Retailers will seek to cap a strong year this holiday season by doubling down on strategies to draw online shoppers into stores, reward their loyalty in new ways and ensure that toys are available at every turn.

Retailers worldwide are riding a wave of optimism this holiday season, propelled by robust financial results in this year’s first three quarters, the strongest consumer confidence levels in 18 years, and a growing sense that online and in-store efforts are harmonizing.
The strategies that best ensure the success of this holiday season are those that entice shoppers into stores, whether to pick up an order made online or to initiate a new purchase. Here are four trends commanding much of retailers’ attention this season.
1. The Optimistic Shopper

Look no further than retailers’ second and third quarter results for evidence of their momentum heading into this season. Last week, Walmart, Macy’s, Nordstrom and others posted strong gains in same-store sales. Several, including Macy’s, Walmart and Home Depot, raised their earnings guidance for the year.

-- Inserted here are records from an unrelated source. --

int DitCtx::embed() const {
  const int xmod = c->cfg ? B / 2 : B;
  if (p.pe_mfma) {
    const int tpb = M <= 1024 ? 1 : 2;
    hipLaunchKernelGGL(patch_embed_ln_kernel, dim3(cdiv(M, 16 * tpb)), dim3(64 * (D / 256)), 0, st, c->x, w->patch_w, w->patch_b, w->pos_embed, ws.X,
                       M, xmod, s->res, D, tpb, p.fold ? ws.A : (half_t*)nullptr, ws.mod + D, mstride, ws.ln_part, tiles_p, ws.cen[0]);
    LFM_CHECK_LAUNCH();
  } else if (KK <= PE_MAXK) {
    hipLaunchKernelGGL(patch_embed_kernel, dim3(cdiv(M, PE_TOK)), dim3(D / 4), 0, st, c->x, w->patch_w, w->patch_b, w->pos_embed, ws.X, M,
                       xmod, s->in_ch, s->res, s->patch, D);
    LFM_CHECK_LAUNCH();
  } else {
    if (!w->patch_w16) return LFM_ERR_ARG;
    hipLaunchKernelGGL(patchify_kernel, dim3(M), dim3(256), 0, st, c->x, w->pos_embed, ws.A, ws.X, ws.ones, M, xmod, s->in_ch, s->res,
                       s->patch, D);
    LFM_CHECK_LAUNCH();
    const int rc = launch_gemm_auto(ASrcRowMajor{ws.A, KK, M, 0}, (const half_t*)w->patch_w16, KK, M, D, KK,
                                    EpiGateResidF32{ws.X, D, w->patch_b, ws.ones, 0, T}, st);
    if (rc) return rc;
  }
  if (p.fold && !p.pe_mfma) {
    hipLaunchKernelGGL(ln_center_mod_kernel, dim3(cdiv(M, 4)), dim3(256), 0, st, ws.X, ws.A, M, D, T, ws.mod + D, mstride, ws.ln_part, tiles_p,
                       ws.cen[0]);
    LFM_CHECK_LAUNCH();
  }
  return LFM_OK;
}

int DitCtx::blocks_folded() const {
  const long uvs_q = rows == 1 ? 0 : 3 * D, uvs_f = rows == 1 ? 0 : H;
  int rc, cen_cur = 0;
  auto rowstat_src = [&]() {
    RowStatSrc r{ws.ln_part, ws.cen[cen_cur], ws.cen[cen_cur ^ 1], tiles_p, 1.0f / (float)D, 1e-6f};
    cen_cur ^= 1;
    return r;
  };
  auto launch_fold = [&](const ASrcRowMajor& a, const half_t* Wp, long ldw_, int M_, int N_, int K_, const auto& e) {
    return p.w6 ? launch_gemm256w_tn(a, Wp, ldw_, M_, N_, K_, e, st) : launch_gemm256h_tn(a, Wp, ldw_, M_, N_, K_, e, st);
  };
  half_t *Ob = p.fused ? ws.A2 : ws.A, *A1b = p.fused ? ws.A : ws.A2;
  for (int i = 0; i < s->depth; ++i) {
    const BlockW b = block(i);
    const float *uq = ws.uvq + (long)i * 2 * rows * 3 * D, *uf = ws.uvf + (long)i * 2 * rows * H;
    if (p.fused) {
      const QkvAttnArgs e_qa{uq, uq + (long)rows * 3 * D, uvs_q, rowstat_src(), Ob, D, s->heads, 0.125f * 1.4426950408889634f, nullptr, 0};
      if ((rc = launch_qkv_attention(ws.A, D, b.qkv_w, D, M, D, s->heads, D, e_qa, st))) return rc;
    } else {
      const EpiQKVMod e_qkv{{}, Qb, Kb, Vb, uq, uq + (long)rows * 3 * D, uvs_q, D, hd, T, EpiQKV::log2_or_neg(T), rowstat_src(), nullptr, 0};
      if ((rc = launch_fold(ASrcRowMajor{ws.A, D, M, 0}, b.qkv_w, D, M, 3 * D, D, e_qkv))) return rc;
      checksum(ws.QKVH, (size_t)3 * M * D * 2, i, 0);
      if ((rc = attention_launch(Qb, Kb, Vb, Ob, B, s->heads, hd, T, st))) return rc;
    }
    checksum(Ob, (size_t)M * D * 2, i, 1);
    const EpiGateResidMod e_proj{ws.X, D, b.proj_b, b.gate_msa, mstride, T, A1b, b.scale_mlp, mstride, ws.cen[cen_cur], ws.ln_part, tiles_p};
    if ((rc = launch_fold(ASrcRowMajor{Ob, D, M, 0}, b.proj_w, D, M, D, D, e_proj))) return rc;
    checksum(ws.X, (size_t)M * D * 4, i, 2);
    checksum(A1b, (size_t)M * D * 2, i, 3);
    checksum(ws.ln_part, (size_t)M * tiles_p * 8, i, 4);
    const bool prof = prof_fc1_begin(prof_ok, st);
#if defined(LFM_MEASURE) && defined(LFM_EXP_DUMP)
    const EpiModGeluF16 e_fc1{ws.QKVH, H, uf, uf + (long)rows * H, uvs_f, T, rowstat_src(), nullptr, 0,
                              (g_dbg && workspace == g_dbg_ws) ? g_dbg + (long)i * g_dbg_stride : (float*)nullptr};
#else
    const EpiModGeluF16 e_fc1{ws.QKVH, H, uf, uf + (long)rows * H, uvs_f, T, rowstat_src(), nullptr, 0};
#endif
    if ((rc = launch_fold(ASrcRowMajor{A1b, D, M, 0}, b.fc1_w, D, M, H, D, e_fc1))) return rc;
    prof_fc1_end(prof, st);
    checksum(ws.QKVH, (size_t)M * H * 2, i, 5);
    const ASrcRowMajor a_fc2{ws.QKVH, H, M, 0};
    const EpiGateResidF32 e_fc2{ws.X, D, b.fc2_b, b.gate_mlp, mstride, T};
    const EpiGateResidMod e_fc2_mod{e_fc2.X, D, e_fc2.bias, e_fc2.gate, mstride, T, ws.A, b.next_scale_msa, mstride, ws.cen[cen_cur], ws.ln_part, tiles_p};
    if ((rc = i + 1 < s->depth ? launch_fold(a_fc2, b.fc2_w, H, M, D, H, e_fc2_mod) : launch_fold(a_fc2, b.fc2_w, H, M, D, H, e_fc2))) return rc;
    checksum(ws.X, (size_t)M * D * 4, i, 6);
    checksum(ws.A, (size_t)M * D * 2, i, 7);
  }
  return LFM_OK;
}

int DitCtx::blocks_latency() const {
  auto lat_gemm = [&](const half_t* A_, const half_t* W_, int N_, int K_, const auto& epi_, int S_) {
    return p.sq64 ? launch_gemm_sq64(A_, (long)K_, W_, (long)K_, M, N_, K_, epi_, S_, st) : launch_gemm_skinny(A_, (long)K_, W_, (long)K_, M, N_, K_, epi_, S_, st);
  };
  auto finish = [&](int S_, const EpiGateResidF32& e, half_t* A_out, const float* shift, const float* scale) {
    hipLaunchKernelGGL(splitk_finish_resid_ln_kernel, dim3(M), dim3(256), 0, st, ws.slab, S_, (long)M * D, D, e.X, e.ldx, e.bias, e.gate, e.gate_stride, e.tokens, A_out,
                       shift, scale, mstride);
    LFM_CHECK_LAUNCH();
    return LFM_OK;
  };
  const EpiSlabF32 e_slab{ws.slab, (long)D, (long)M * D};
  int rc = ln_modulate_launch(ws.X, ws.A, M, D, T, block(0).shift_msa, block(0).scale_msa, mstride, st);
  if (rc) return rc;
  for (int i = 0; i < s->depth; ++i) {
    const BlockW b = block(i);
    if ((rc = lat_gemm(ws.A, b.qkv_w, 3 * D, D, EpiQKV::make(Qb, Kb, Vb, b.qkv_b, D, hd, T), 1))) return rc;
    if ((rc = attention_launch(Qb, Kb, Vb, ws.A, B, s->heads, hd, T, st))) return rc;
    if ((rc = lat_gemm(ws.A, b.proj_w, D, D, e_slab, p.s_proj))) return rc;
    if ((rc = finish(p.s_proj, EpiGateResidF32{ws.X, D, b.proj_b, b.gate_msa, mstride, T}, ws.A, b.shift_mlp, b.scale_mlp))) return rc;
    const bool prof = prof_fc1_begin(prof_ok, st);
    if ((rc = lat_gemm(ws.A, b.fc1_w, H, D, EpiBiasGeluF16{ws.QKVH, H, b.fc1_b}, 1))) return rc;
    prof_fc1_end(prof, st);
    if ((rc = lat_gemm(ws.QKVH, b.fc2_w, D, H, e_slab, p.s_fc2))) return rc;
    if ((rc = finish(p.s_fc2, EpiGateResidF32{ws.X, D, b.fc2_b, b.gate_mlp, mstride, T}, i + 1 < s->depth ? ws.A : nullptr, b.next_shift_msa, b.next_scale_msa))) return rc;
  }
  return LFM_OK;
}

int DitCtx::blocks_separate() const {
  auto linear = [&](const half_t* W_, int N_, const auto& epi_) {
    const int rc = launch_gemm_splitk(ws.A, D, W_, D, M, N_, D, epi_, ws.slab, ws.slab_bytes, st);
    return rc == 1 ? launch_gemm_auto(ASrcRowMajor{ws.A, D, M, 0}, W_, D, M, N_, D, epi_, st) : rc;
  };
  int rc;
  bool a_ready = false;
  for (int i = 0; i < s->depth; ++i) {
    const BlockW b = block(i);
    if (!a_ready && (rc = ln_modulate_launch(ws.X, ws.A, M, D, T, b.shift_msa, b.scale_msa, mstride, st))) return rc;
    a_ready = false;
    if ((rc = linear(b.qkv_w, 3 * D, EpiQKV::make(Qb, Kb, Vb, b.qkv_b, D, hd, T)))) return rc;
    if ((rc = attention_launch(Qb, Kb, Vb, ws.A, B, s->heads, hd, T, st))) return rc;
    const EpiGateResidF32 e_proj{ws.X, D, b.proj_b, b.gate_msa, mstride, T};
    rc = launch_gemm_splitk_resid_ln(ws.A, D, b.proj_w, D, M, D, D, e_proj, ws.A, b.shift_mlp, b.scale_mlp, mstride, ws.slab, ws.slab_bytes, st);
    if (rc == 1) {
      if ((rc = launch_gemm_auto(ASrcRowMajor{ws.A, D, M, 0}, b.proj_w, D, M, D, D, e_proj, st))) return rc;
      rc = ln_modulate_launch(ws.X, ws.A, M, D, T, b.shift_mlp, b.scale_mlp, mstride, st);
    }
    if (rc) return rc;
    const bool prof = prof_fc1_begin(prof_ok, st);
    if ((rc = linear(b.fc1_w, H, EpiBiasGeluF16{ws.QKVH, H, b.fc1_b}))) return rc;
    prof_fc1_end(prof, st);
    const EpiGateResidF32 e_fc2{ws.X, D, b.fc2_b, b.gate_mlp, mstride, T};
    const bool more = i + 1 < s->depth;
    rc = launch_gemm_splitk_resid_ln(ws.QKVH, H, b.fc2_w, H, M, D, H, e_fc2, more ? ws.A : (half_t*)nullptr, b.next_shift_msa, b.next_scale_msa, mstride, ws.slab,
                                     ws.slab_bytes, st);
    if (rc == LFM_OK) a_ready = more;
    if (rc == 1) rc = launch_gemm_auto(ASrcRowMajor{ws.QKVH, H, M, 0}, b.fc2_w, H, M, D, H, e_fc2, st);
    if (rc) return rc;
  }
  return LFM_OK;
}

int DitCtx::final_layer() const {
  const bool cfg = c->cfg != 0;
  const float* fmod = ws.mod + (long)s->depth * 6 * D;
  const int Mh = cfg ? M / 2 : M;
  auto kernel = p.fin_mfma ? (cfg ? (KK == 16 ? final_layer_mfma_kernel<true, 1> : final_layer_mfma_kernel<true, 4>)
                                  : (KK == 16 ? final_layer_mfma_kernel<false, 1> : final_layer_mfma_kernel<false, 4>))
                           : (cfg ? final_layer_kernel<true> : final_layer_kernel<false>);
  const long blocks = p.fin_mfma ? (cfg ? Mh / 8 : M / 16) : cdiv(Mh, cfg ? 8 : 16);
  hipLaunchKernelGGL(kernel, dim3((unsigned)blocks), dim3(256), 0, st, ws.X, M, D, T, fmod, fmod + D, mstride, w->final_w, w->final_b, s->in_ch, s->res, s->patch,
                     cfg ? c->cfg_scale : 1.0f, c->out, c->axpy_base, c->axpy_dt);
  LFM_CHECK_LAUNCH();
  return LFM_OK;
}
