int bp_bd_create(const bp_bd_config *cfg, int32_t num_envs, int64_t env_id_offset, int32_t device, bp_handle **out)
{
    if (!cfg || !out || num_envs <= 0) return BP_EINVAL;
    *out = nullptr;
    int ndev = 0;
    if (hipGetDeviceCount(&ndev) != hipSuccess || ndev <= 0 || device < 0 || device >= ndev) return BP_ENODEVICE;
    if (!(cfg->damping_pow >= 0.0) || cfg->damping_pow > 1.0 || cfg->steps <= 0 || cfg->iterations <= 0 || cfg->persistence <= 0) return BP_EINVAL;
    if (cfg->num_boxes <= 0 || cfg->num_boxes > BD_MAXBOX || cfg->local_px <= 0 || (cfg->local_px & 1)) return BP_EINVAL;
    bp_handle *h = new bp_handle();
    memset(&h->cfg, 0, sizeof(h->cfg));
    h->bdcfg = *cfg;
    h->num_envs = num_envs; h->env_offset = env_id_offset; h->device = device;
    DevGuard _dg(device);
    if (!_dg.ok) { delete h; return BP_ENODEVICE; }
    memset(&h->D, 0, sizeof(h->D));
    memset(&h->Q, 0, sizeof(h->Q));
    DevParams &P = h->P;
    memset(&P, 0, sizeof(P));
    P.dt_sub = cfg->ctrl_dt / cfg->steps;
    P.steps = cfg->steps; P.iterations = cfg->iterations; P.persistence = cfg->persistence; P.settle_steps = cfg->settle_steps;
    if (const char *evp = getenv("BP_DEBUG_PATHS")) P.dbg_paths = atoi(evp);
    P.damping_pow = cfg->damping_pow; P.bias_coef = cfg->bias_coef; P.slop = cfg->slop;
    P.target_speed = cfg->target_speed;
    P.skin = 0.25;
    P.env_kind = BP_ENV_BOX;
    P.nkin = 6;
    P.num_envs = num_envs; P.env_offset = env_id_offset;
    P.obs_h = P.obs_w = cfg->local_px;
    BdParams &B = h->B;
    memset(&B, 0, sizeof(B));
    B.room_length = cfg->room_length; B.room_width = cfg->room_width; B.recept_x = cfg->recept_x; B.recept_y = cfg->recept_y;
    B.recept_size = cfg->recept_size; B.ppm = cfg->ppm; B.local_w = cfg->local_w; B.robot_radius = cfg->robot_radius;
    B.step_size = cfg->step_size; B.target_speed = cfg->target_speed; B.ctrl_dt = cfg->ctrl_dt;
    B.partial_rewards_scale = cfg->partial_rewards_scale; B.goal_reward = cfg->goal_reward; B.collision_penalty = cfg->collision_penalty;
    B.non_movement_penalty = cfg->non_movement_penalty; B.correct_direction_reward_scale = cfg->correct_direction_reward_scale;
    B.ministep_size = cfg->ministep_size; B.sp_channel_scale = cfg->sp_channel_scale;
    B.local_px = cfg->local_px; B.use_correct_direction_reward = cfg->use_correct_direction_reward;
    B.inactivity_cutoff = cfg->inactivity_cutoff; B.num_boxes = cfg->num_boxes; B.step_limit = cfg->step_limit;
    B.first_box = 6;
    B.action_type = cfg->action_type;
    if (cfg->action_type < 0 || cfg->action_type > 2) { delete h; return BP_EINVAL; }
    B.task = cfg->task; B.omega_scale = cfg->omega_scale; B.v_scale = cfg->v_scale; B.lfc = cfg->lfc;
    B.yaw_rate_step = cfg->yaw_rate_step; B.t_max = cfg->t_max;
    B.boundary_penalty = cfg->boundary_penalty; B.box_cleared_reward = cfg->box_cleared_reward; B.box_putback_penalty = cfg->box_putback_penalty;
    B.truncation_penalty = cfg->truncation_penalty; B.terminal_reward = cfg->terminal_reward; B.pushing_mult = cfg->pushing_mult;
    B.recept_outside = (cfg->task == 0 && cfg->invert_receptacle_map) ? 1.0f : 0.0f;
    if (cfg->task == 1) {
        if (cfg->num_boundary_verts < 3 || cfg->num_boundary_verts > 8 || cfg->num_outer_verts < 3 || cfg->num_outer_verts > 8 ||
            cfg->num_goal_points < 1 || cfg->num_goal_points > 128) { delete h; return BP_EINVAL; }
        B.nbd = cfg->num_boundary_verts; B.nob = cfg->num_outer_verts; B.ngoal = cfg->num_goal_points;
        memcpy(B.bd_poly, cfg->boundary, sizeof(B.bd_poly)); memcpy(B.ob_poly, cfg->outer_boundary, sizeof(B.ob_poly));
        memcpy(B.footprint, cfg->footprint_verts, sizeof(B.footprint));
        B.recept_outside = 1.0f;
    } else if (cfg->task != 0) { delete h; return BP_EINVAL; }
    *out = h;
    return BP_OK;
}
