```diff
@@ -496,7 +535,7 @@
     }
     LinkList L{&s_ln[wave][0], &s_ll[wave][0], &s_ls[wave][0],
                &s_lh[wave][0], 0};
-    extract_links(B, i, L, lane);
+    extract_links(B, i, L, lane, &s_name[wave][0]);
     int len = emit_line<false, false>(B, i, nullptr, L, s_lits,
                                      nullptr, nullptr);
     const int nb = L.cnt * 32;
@@ -522,7 +561,7 @@
     s_lits[t] = (unsigned char)tg_lit_pool.v[t];
   __syncthreads();
   const int lane = lane_id();
-  const int wave = wave_id();
+  const int wave = wave_id_uniform();
   const int waves_per_grid = gridDim.x * 4;
   for (int i = blockIdx.x * 4 + wave; i < B.n; i += waves_per_grid) {
     if (line_len[i] == 0) continue;
@@ -579,7 +618,7 @@
   StagedTabs T{s_emoji_pool, s_emoji_off, s_emoji_len, s_created,
                s_capture, s_ctpool, s_ctoff, s_ctlen};
   const int lane = lane_id();
-  const int wave = wave_id();
+  const int wave = wave_id_uniform();
   const int waves_per_grid = gridDim.x * 4;
   for (int i = blockIdx.x * 4 + wave; i < B.n; i += waves_per_grid) {
     if (line_len[i] == 0) continue;
@@ -607,7 +646,7 @@
     s_lits[t] = (unsigned char)tg_lit_pool.v[t];
   __syncthreads();
   const int lane = lane_id();
-  const int wave = wave_id();
+  const int wave = wave_id_uniform();
   const int waves_per_grid = gridDim.x * 4;
   for (int i = blockIdx.x * 4 + wave; i < B.n; i += waves_per_grid) {
     const int len = line_len[i];
@@ -632,11 +671,12 @@
 write_scratch_kernel(BatchView B, LinkOut LO, unsigned char* __restrict__ scratch,
                      long stride, int* __restrict__ line_len, int* __restrict__ overflow) {
   __shared__ unsigned char s_lits[TG_POOL_BYTES];
+  __shared__ unsigned char s_name[4][32];
   for (int t = threadIdx.x; t < TG_POOL_BYTES; t += blockDim.x)
     s_lits[t] = (unsigned char)tg_lit_pool.v[t];
   __syncthreads();
   const int lane = lane_id();
-  const int wave = wave_id();
+  const int wave = wave_id_uniform();
   const int waves_per_grid = gridDim.x * 4;
   for (int i = blockIdx.x * 4 + wave; i < B.n; i += waves_per_grid) {
     if ((long)B.date[i] < B.min_post_date) {
@@ -647,7 +687,7 @@
                LO.name_len + (size_t)i * MAX_LINKS,
                LO.src + (size_t)i * MAX_LINKS,
                LO.hash + (size_t)i * MAX_LINKS, 0};
-    extract_links(B, i, L, lane);
+    extract_links(B, i, L, lane, &s_name[wave][0]);
     int len = emit_line<true, false>(B, i, scratch + (size_t)i * stride, L,
                                      s_lits, nullptr, nullptr);
     if (lane == 0) {
@@ -690,7 +730,7 @@
                const long* line_off, const int* line_len,
                unsigned char* out, int n) {
   const int lane = lane_id();
-  const int wave = wave_id();
+  const int wave = wave_id_uniform();
   const int waves_per_grid = gridDim.x * 4;
   for (int i = blockIdx.x * 4 + wave; i < n; i += waves_per_grid) {
     int len = line_len[i];
```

U.S. retailers are reaping the benefit of an economy with decades-low unemployment and steady wage growth. U.S. retail sales in the year’s first half were up 5 percent from a year ago. This all factors into forecasts like that of the National Retail Federation, which predicts November-December sales will grow by as much as 4.8 percent from last year.
Expectations are even higher for online sales, which research firm eMarketer anticipates will increase by 16.3 percent from last year’s November-December total.
Retailers are responding to these heady gains by promoting additional programs to meld online and in-store shopping.
2. Buy-Online/Ship-To-Store

Few programs are getting as much attention and effort from retailers this holiday season as Buy-Online/Ship-To-Store, often called BOSS. It’s the more robust cousin of earlier Buy-Online/Pickup-In-Store, or BOPS, programs.

The difference between the two is significant. Buy-Online/Pickup-In-Store allows shoppers to purchase inventory already stocked in a given store and then retrieve it from that store themselves. By contrast, Buy-Online/Ship-To-Store allows shoppers to choose from anything in the retailer’s entire inventory—whether already stocked in stores, in the warehouse or even shipped direct from the vendor—and pick it up from the store they choose as soon as the retailer has shipped it there.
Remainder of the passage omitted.